It’s time to stop blaming Millennials for the failing economy.
Yes, we’re not buying homes, yachts or taking other financial risks, but it’s not because we don’t want those things. The fact is, we lack the buying power to be active contributors to much economic growth at this stage in our infantile development.
Yet, we didn’t exactly choose this situation, and we definitely didn’t contribute to the economic chaos. So why all the name-calling from our predecessors?

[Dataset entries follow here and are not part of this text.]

constexpr int FUSED_CHAIN_W = 8;
struct TabCells {
  double *ab;
  __device__ __forceinline__ void put(int c, double a, double b) const { ab[2 * c] = a, ab[2 * c + 1] = b; }
  __device__ __forceinline__ void get(int c, double &a, double &b) const { a = ab[2 * c], b = ab[2 * c + 1]; }
};
struct TabTiles {
  double *sa, *sb;
  __device__ __forceinline__ void put(int c, double a, double b) const { sa[c] = a, sb[c] = b; }
  __device__ __forceinline__ void get(int c, double &a, double &b) const { a = sa[c], b = sb[c]; }
};
template <bool TILE_EH, class TAB>
__device__ __forceinline__ void fused_solve(const FusedSolve &fs, const TAB &tab, double *sE0, double *sX, double *sSc,
                                            double &re_h, double &im_h, unsigned long long *stamps = nullptr) {
  (void)stamps;
  const FieldArgs &f = fs.f;
  const int nx = f.nx;
  double *sMode = sSc, *sScr = sSc + 8, *sPart = sSc + 24;
  const bool lead = blockIdx.x == 0;
  double *sPc = sE0, *sPs = sX;
  for (int ix = threadIdx.x; ix < nx; ix += blockDim.x) {
    double c2 = 0.0;
    for (int sp = 0; sp < f.nspecies; ++sp) {
      const double *r = f.rho_sp + static_cast<size_t>(sp) * nx + ix;
      double c1 = *r;
      for (int g = 1; g < f.rho_copies; ++g) c1 = c1 + r[static_cast<size_t>(g) * f.rho_stride];
      c2 = c2 + c1 * f.Z[sp];
    }
    const double cd = chargeden_from(f, c2);
    if (lead) {
      f.charge[ix] = c2;
      f.chargeden[ix] = cd;
    }
    const double tr = f.fre[ix], ti = f.fim[ix];
    tab.put(ix, 2.0 * tr, 2.0 * ti);
    if (ix == 0) tab.put(nx, 2.0 * tr, 2.0 * ti);
    sPc[ix] = tr * cd;
    sPs[ix] = ti * cd;
  }
  if (lead) {
    for (int64_t i = threadIdx.x; i < fs.zero_rho_n; i += blockDim.x) fs.zero_rho[i] = 0.0;
    for (int i = threadIdx.x; i < 8 * PRED_SUM_COPIES; i += blockDim.x) fs.zero_pred[i] = 0.0;
  }
  __syncthreads();
  STAMP_SOLVE(stamps, 2);
  const double ginv = f.grad_inv[0];
  {
    const double acc = lean_forward_sums<FUSED_CHAIN_W>(f, sPc, sPs, sPart, [&]() {
      const int k = static_cast<int>(threadIdx.x) - (static_cast<int>(blockDim.x) - 64);
      if (k >= 0 && k < 6) {
        double a = 0.0;
        static_assert(PRED_SUM_COPIES % 8 == 0, "eight copies in flight at a time");
        for (int c0 = 0; c0 < PRED_SUM_COPIES; c0 += 8) {
          double t[8];
#pragma unroll
          for (int c = 0; c < 8; ++c) t[c] = fs.pred_in[(c0 + c) * 8 + k];
#pragma unroll
          for (int c = 0; c < 8; ++c) a = (c0 + c == 0) ? t[0] : a + t[c];
        }
        sMode[2 + k] = a;
      }
    });
    if (threadIdx.x < 2) mode_store(f, sMode, 1, 0, threadIdx.x == 0, acc, ginv, lead);
  }
  __syncthreads();
  STAMP_SOLVE(stamps, 3);
  const double re = sMode[0], im = sMode[1];
  double ac, as;
  pred_forward_sums(f, fs.pt, sMode + 2, re, im, ac, as);
  STAMP_SOLVE(stamps, 4);
  im_h = mode_scale(f, true, ac, ginv);
  re_h = mode_scale(f, false, as, ginv);
  if (lead && threadIdx.x == 0) {
    fs.mode_h[0] = re_h;
    fs.mode_h[1] = im_h;
  }
  double e2 = 0.0;
  for (int ix = threadIdx.x; ix < nx; ix += blockDim.x) {
    double tA, tB;
    tab.get(ix, tA, tB);
    const double tr = 0.5 * tA, ti = 0.5 * tB;
    const double e = inverse_one_mode(tr, ti, re, im), eh = inverse_one_mode(tr, ti, re_h, im_h);
    sE0[ix] = e;
    if constexpr (TILE_EH) sX[ix] = eh;
    if (ix == 0) {
      sE0[nx] = e;
      if constexpr (TILE_EH) sX[nx] = eh;
    }
    e2 += e * e;
    if (lead) {
      f.E[ix] = e;
      fs.E_h[ix] = eh;
    }
  }
  if (lead && f.history) field_energy_store(e2, sScr, f.lx, f.dnx, f.history);
}

constexpr int PRIV_THREADS = STEP_PRIVATE_THREADS;
template <int DIST, int MODE, int POW2>
__device__ __forceinline__ double pred_one_private(const One &n, double p, int ix, double wl, const double *sAB, double *sS,
                                                   const StepArgsDev &a) {
  constexpr int stride = PRIV_THREADS;
  const int nx = a.g.nx;
  double t2 = 0.0, cA = 0.0, cB = 0.0;
  if constexpr (MODE != MODE_FULLF) {
    const double tmp1 = (MODE == MODE_DF_LIN) ? p : (p - n.w);
    if constexpr (POW2 == 0) {
      if (a.s.fastc) {
        DivFast dv;
        t2 = dlnf0<DIST, POW2>(n.v, a.s, dv);
        if (!dv.ok()) {
          DivTrue dt;
          t2 = dlnf0<DIST, POW2>(n.v, a.s, dt);
        }
      } else {
        DivTrue dt;
        t2 = dlnf0<DIST, POW2>(n.v, a.s, dt);
      }
    } else {
      DivTrue dt;
      t2 = dlnf0<DIST, POW2>(n.v, a.s, dt);
    }
    const double c = tmp1 * t2 * (a.pred_k * a.s.Z);
    const double *gl = sAB + 2 * ix;
    const double2 tl = *reinterpret_cast<const double2 *>(gl), tr = *reinterpret_cast<const double2 *>(gl + 2);
    const double wlr = 1.0 - wl;
    cA = c * fma(tr.x, wlr, tl.x * wl);
    cB = c * fma(tr.y, wlr, tl.y * wl);
  }
  const double xh = fma(a.dt_half, n.v, n.x);
  const double sh = xh * a.snx;
  const double fh = floor(sh);
  int ih = static_cast<int>(fh);
  const double wr = sh - fh, wh = 1.0 - wr;
  ih = ih < 0 ? ih + nx : ih;
  ih = ih >= nx ? ih - nx : ih;
  if (static_cast<unsigned>(ih) >= static_cast<unsigned>(nx)) {
    ih = ih % nx;
    if (ih < 0) ih += nx;
  }
  const double *hl = sAB + 2 * ih;
  const double2 ul = *reinterpret_cast<const double2 *>(hl), ur = *reinterpret_cast<const double2 *>(hl + 2);
  const double Ah = fma(ur.x, wr, ul.x * wh), Bh = fma(ur.y, wr, ul.y * wh);
  const double q = a.s.Z * (MODE == MODE_FULLF ? p : n.w);
  lds_add(sS, q * Ah);
  lds_add(sS + 3 * stride, q * Bh);
  if constexpr (MODE != MODE_FULLF) {
    lds_add(sS + stride, cA * Ah);
    lds_add(sS + 2 * stride, cB * Ah);
    lds_add(sS + 4 * stride, cA * Bh);
    lds_add(sS + 5 * stride, cB * Bh);
  }
  return t2;
}


template <int DIST, int MODE, int POW2, int NM>
__device__ __forceinline__ double priv_sums(const One &n, double p, int ix, double wl, const double *sAB, double *sS,
                                            const StepArgsDev &a) {
  return pred_one_private<DIST, MODE, POW2>(n, p, ix, wl, sAB, sS, a);
}

template <bool NT>
__device__ __forceinline__ bool chunk_plain(int64_t j, const StepArgsDev &a) {
  if constexpr (!NT) return false;
  return __builtin_amdgcn_readfirstlane(static_cast<int>(j >> 6)) < a.plain_chunks;
}
template <bool NT, bool HAS_W>
__device__ __forceinline__ void ld_marker_rows(bool plain, const double2 *x2, const double2 *v2, const double2 *w2, const double2 *p2,
                                               int64_t o, double2 &X, double2 &V, double2 &W, double2 &P) {
  if (NT && plain) {
    X = ld2t<false>(x2 + o), V = ld2t<false>(v2 + o), P = ld2t<false>(p2 + o);
    if constexpr (HAS_W) W = ld2t<false>(w2 + o);
  } else {
    X = ld2t<NT>(x2 + o), V = ld2t<NT>(v2 + o), P = ld2t<NT>(p2 + o);
    if constexpr (HAS_W) W = ld2t<NT>(w2 + o);
  }
}
template <bool NT, bool PUSH_V, bool HAS_W>
__device__ __forceinline__ void st_marker_rows(bool plain, double2 *x2, double2 *v2, double2 *w2, int64_t o, const One &n0, const One &n1) {
  if (NT && plain) {
    st2t<false>(x2 + o, n0.x, n1.x);
    if constexpr (PUSH_V) st2t<false>(v2 + o, n0.v, n1.v);
    if constexpr (HAS_W) st2t<false>(w2 + o, n0.w, n1.w);
  } else {
    st2t<NT>(x2 + o, n0.x, n1.x);
    if constexpr (PUSH_V) st2t<NT>(v2 + o, n0.v, n1.v);
    if constexpr (HAS_W) st2t<NT>(w2 + o, n0.w, n1.w);
  }
}

template <int DIST, int MODE, int POW2, bool NT, int T2, int NM, bool PRIV = false, bool FUSED = false>
__global__ void __launch_bounds__(1024) PIC1DP_SIX_WAVES k_step_one(const StepArgsDev a) {
  static_assert(!FUSED || PRIV, "the fused solve serves the six-sum prediction");
  constexpr int NS = 6, PT = PRIV_THREADS;
  static_assert(!PRIV || NM == 1, "six sums: one kept mode");
  extern __shared__ __attribute__((aligned(16))) char smem[];
  STAMP(a, 0);
  STAMP_HWID(a);
  exp_table_init();
  const int nx = a.g.nx;
  constexpr int nm = NM, np1 = 1 + 2 * NM;
  const int ne = (nx + 2) & ~1;
  double *sE0 = reinterpret_cast<double *>(smem);
  double *sEh = sE0 + ne;
  double *sAB = sEh + ne;
  double *sR0 = sAB + static_cast<size_t>(nx + 1) * 2 * nm;
  double *sP = sR0 + ((nx + 2) & ~1);
  if constexpr (!FUSED) {
    for (int i = threadIdx.x; i < nx; i += blockDim.x) {
      sE0[i] = a.E0[i];
      sEh[i] = a.Eh[i];
    }
  }
  if constexpr (!FUSED) {
    for (int i = threadIdx.x; i < nm * (nx + 1); i += blockDim.x) {
      const int m = i / (nx + 1), c = i - m * (nx + 1), cs = c < nx ? c : 0;
      sAB[c * 2 * nm + 2 * m] = a.tabA[m * nx + cs];
      sAB[c * 2 * nm + 2 * m + 1] = a.tabB[m * nx + cs];
    }
  }
  zero_rho(sR0, a.g);
  if constexpr (FUSED) {
    double re_h, im_h;
#ifdef PIC1DP_TUNE_STAMPS
    fused_solve<true>(a.fused, TabCells{sAB}, sE0, sEh, sP, re_h, im_h, a.stamps);
#else
    fused_solve<true>(a.fused, TabCells{sAB}, sE0, sEh, sP, re_h, im_h);
#endif
    __syncthreads();
  } else if (threadIdx.x == 0) {
    sE0[nx] = a.E0[0];
    sEh[nx] = a.Eh[0];
  }
  unsigned *sDraw = reinterpret_cast<unsigned *>(PRIV ? sP + NS * PT : sP + np1 * (nx + 2));
  FxTiles fx{};
  fx.mx0 = fx.mx1 = -2.0f;
  double fxb_start0 = 0.0, fxb_start1 = 0.0;
  if constexpr (PRIV) {
    for (int k = 0; k < NS; ++k) sP[k * PT + threadIdx.x] = 0.0;
  } else {
    if (threadIdx.x == 0) {
      sP[0] = __hip_atomic_load(a.fxb, __ATOMIC_RELAXED, __HIP_MEMORY_SCOPE_AGENT);
      sP[1] = __hip_atomic_load(a.fxb + 1, __ATOMIC_RELAXED, __HIP_MEMORY_SCOPE_AGENT);
    }
    __syncthreads();
    fxb_start0 = wave_uniform(sP[0]);
    fxb_start1 = wave_uniform(sP[1]);
    fx.s0 = wave_uniform(fx_scale(16.0 * fxb_start0, a.fx_markers));
    fx.s1 = wave_uniform(fx_scale(32.0 * fxb_start1, a.fx_markers));
    __syncthreads();
    for (int i = threadIdx.x; i < np1 * (nx + 2); i += blockDim.x) sP[i] = 0.0;
  }
  if (threadIdx.x == 0) sDraw[0] = sDraw[1] = sDraw[2] = 0u;
  __syncthreads();
  STAMP(a, 1);
  double *sR = sR0;
  constexpr bool HAS_W = (MODE != MODE_FULLF);
  constexpr bool PUSH_V = (MODE != MODE_DF_LIN);
  constexpr bool CARRY_IN = (T2 == 2) && HAS_W;
  constexpr bool CARRY_OUT = (T2 != 0) && HAS_W;
  const int64_t npair = a.np >> 1;
  const int64_t stride = static_cast<int64_t>(gridDim.x) * blockDim.x;
  double2 *x2 = reinterpret_cast<double2 *>(a.x);
  double2 *v2 = reinterpret_cast<double2 *>(a.v);
  double2 *w2 = reinterpret_cast<double2 *>(a.w);
  const double2 *p2 = reinterpret_cast<const double2 *>(a.p);
  double2 *t2 = reinterpret_cast<double2 *>(a.t2);
  const int64_t first = static_cast<int64_t>(blockIdx.x) * blockDim.x;
  int dealt = first < npair ? static_cast<int>((npair - first + stride - 1) / stride) : 0;
  int drawn_total = 0;
  if (a.dyn_tail > 0) {
    const int drawn_rows = (dealt * a.dyn_tail) >> 4;
    dealt -= drawn_rows;
    drawn_total = drawn_rows * static_cast<int>(blockDim.x >> 6);
  }
  int64_t j = first + threadIdx.x;
  for (int k = 0;; ++k, j += stride) {
    if (k >= dealt) {
      int c = 0;
      if ((threadIdx.x & 63) == 0) c = static_cast<int>(__hip_atomic_fetch_add(sDraw, 1u, __ATOMIC_RELAXED, __HIP_MEMORY_SCOPE_WORKGROUP));
      c = __builtin_amdgcn_readfirstlane(c);
      if (c >= drawn_total) break;
      const int waves = static_cast<int>(blockDim.x >> 6);
      j = first + static_cast<int64_t>(dealt + c / waves) * stride + (c % waves) * 64 + (threadIdx.x & 63);
    }
    if (j >= npair) continue;
    const int64_t o = tidx2(j);
    const bool plain = chunk_plain<NT>(j, a);
    double2 X, V, P, W = make_double2(0.0, 0.0), T = make_double2(0.0, 0.0);
    ld_marker_rows<NT, HAS_W>(plain, x2, v2, w2, p2, o, X, V, W, P);
    if constexpr (CARRY_IN) T = ld2t<NT>(t2 + j);
    int i0, i1;
    double l0, l1;
    const One n0 = step_full_one<DIST, MODE, POW2, CARRY_IN>(X.x, V.x, W.x, P.x, sE0, sEh, sR, a, T.x, &i0, &l0);
    double u0, u1;
    if constexpr (PRIV)
      u0 = priv_sums<DIST, MODE, POW2, NM>(n0, P.x, i0, l0, sAB, sP + threadIdx.x, a);
    else
      u0 = pred_one<DIST, MODE, POW2, NM>(n0, P.x, i0, l0, sAB, sP, a, fx);
    PAIR_FENCE();
    const One n1 = step_full_one<DIST, MODE, POW2, CARRY_IN>(X.y, V.y, W.y, P.y, sE0, sEh, sR, a, T.y, &i1, &l1);
    if constexpr (PRIV)
      u1 = priv_sums<DIST, MODE, POW2, NM>(n1, P.y, i1, l1, sAB, sP + threadIdx.x, a);
    else
      u1 = pred_one<DIST, MODE, POW2, NM>(n1, P.y, i1, l1, sAB, sP, a, fx);
    st_marker_rows<NT, PUSH_V, HAS_W>(plain, x2, v2, w2, o, n0, n1);
    if constexpr (CARRY_OUT) st2t<NT>(t2 + j, u0, u1);
  }
  if ((a.np & 1) && blockIdx.x == 0 && threadIdx.x == 0) {
    const int64_t i = tidx(a.np - 1);
    const double w = HAS_W ? a.w[i] : 0.0, p = a.p[i];
    int ic;
    double lc;
    const One n = step_full_one<DIST, MODE, POW2, CARRY_IN>(a.x[i], a.v[i], w, p, sE0, sEh, sR, a,
                                                            CARRY_IN ? a.t2[a.np - 1] : 0.0, &ic, &lc);
    a.x[i] = n.x;
    if constexpr (PUSH_V) a.v[i] = n.v;
    if constexpr (HAS_W) a.w[i] = n.w;
    double u;
    if constexpr (PRIV)
      u = priv_sums<DIST, MODE, POW2, NM>(n, p, ic, lc, sAB, sP + threadIdx.x, a);
    else
      u = pred_one<DIST, MODE, POW2, NM>(n, p, ic, lc, sAB, sP, a, fx);
    if constexpr (CARRY_OUT) a.t2[a.np - 1] = u;
  }
  STAMP_LOOP(a, 2);
  if constexpr (!PRIV) {
    fx_note(sDraw + 1, fx.mx0);
    fx_note(sDraw + 2, fx.mx1);
  }
  __syncthreads();
  STAMP_LOOP(a, 3);
  flush_rho(sR0, a.rho, a.g);
  STAMP_LOOP(a, 4);
  if constexpr (PRIV) {
    const int wave = threadIdx.x >> 6, lane = threadIdx.x & 63;
    if (wave < 6) {
      const double *s = sP + wave * PRIV_THREADS + lane;
      double t = 0.0;
#pragma unroll
      for (int j = 0; j < PRIV_THREADS / 64; ++j) t += s[64 * j];
      for (int off = 32; off > 0; off >>= 1) t += __shfl_down(t, off, 64);
      if (lane == 0) glb_add(a.pred + (blockIdx.x % PRED_SUM_COPIES) * 8 + wave, t);
    }
    STAMP(a, 5);
    if constexpr (!FUSED)
      if (a.tail.mode) step_tail(a.tail, reinterpret_cast<double *>(smem));
    return;
  }
  if (threadIdx.x < 2 * np1) {
    const int g = threadIdx.x / np1, k = threadIdx.x - g * np1;
    const int to = (nx + g) % nx;
    if (g == 0 || to != 0 || nx > 1)
      __hip_atomic_fetch_add(reinterpret_cast<unsigned long long *>(&sP[to * np1 + k]),
                             static_cast<unsigned long long>(__double_as_longlong(sP[(nx + g) * np1 + k])), __ATOMIC_RELAXED,
                             __HIP_MEMORY_SCOPE_WORKGROUP);
  }
  __syncthreads();
  {
    const double q0 = 1.0 / fx.s0, q1 = 1.0 / fx.s1;
    const int rot = static_cast<int>((static_cast<long long>(blockIdx.x) * nx) / gridDim.x);
    for (int i = threadIdx.x; i < np1 * nx; i += blockDim.x) {
      const int k = i / nx;
      int c = i - k * nx + rot;
      if (c >= nx) c -= nx;
      const long long fixed = __double_as_longlong(sP[c * np1 + k]);
      if (fixed != 0) glb_add(&a.pred[static_cast<size_t>(k) * nx + c], static_cast<double>(fixed) * (k == 0 ? q0 : q1));
    }
  }
  if (threadIdx.x == 0) {
    fx_raise(a.fxb, sDraw[1], fxb_start0);
    fx_raise(a.fxb + 1, sDraw[2], fxb_start1);
  }
  STAMP(a, 5);
}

While it’s standard for any generation to despise its successors, public perception of young people ages 18 to 34, seems slightly ridiculous. I constantly read articles accusing Millennials of ruining the housing market, labeling us “boomerang kids” who consistently return to our parents’ basements after refusing to take out mortgages. We are constantly being referred to as lazy, entitled narcissists who lack ambition. Yet, we are coming of age in the most brutal economic decade since the Great Depression, despite reports unemployment is decreasing.
The United States’ Millennial population is expected to exceed Baby Boomers this year owing to continued immigration, and by 2036 there will likely be more than 80 million of us. I understand why this concept frightens many: The largest generation in history, who should be fiscally maturing, is having the hardest time recovering from the recession, according to a current population survey.
Stephanie Burge, University of Oklahoma associate sociology professor, says the way in which Millennials are having to enter the workforce is unprecedented and difficult.
“Young adults who normally would be the first-time [home] buyers are struggling to find decent paying jobs and are also putting off marriage and having children,” Burge says. “They are also coming out of college with these large amounts of student debt, yet the economy dictates that someone coming out of high school has to have a college degree now.”
The professor, who focuses some of her work on the transition to adulthood, also acknowledges the phenomenon of unpaid internships, which some industries have adopted as entry-level jobs as a consequence of the recession.
“They’re told they have to go work for free somewhere so they can have the work experience on their resume, which is great if they can afford to do that,” Burge says. “But obviously that’s all time that they’re not accruing economic resources and then we’re shocked that they can’t buy houses, cars or get married and have children.”
I recently read an interesting interview featuring Bret Easton Ellis, the novelist renowned for his works such as American Psycho. In it, he accused Millennials of being whiny, narcissists who adopt victim narratives to defend “failure-to-launch” lifestyles. But, American Psycho acts as its own narrative to the benevolence and financial negligence of the late 80s and early 90s, and I suspect if we did live in a way that mimicked the luxurious, white collar lifestyle of novel’s main character, Patrick Bateman, we would be slammed for being too frivolous and having no regard for the future.
Unlike our predecessors who came of age during more comfortable economic times, Millennials have to be fiscally cautious in the economic situation we’ve inherited. Just as the Greatest Generation had to grow and adapt during the Great Depression, we are trying to grasp the realities and consequences of the Great Recession.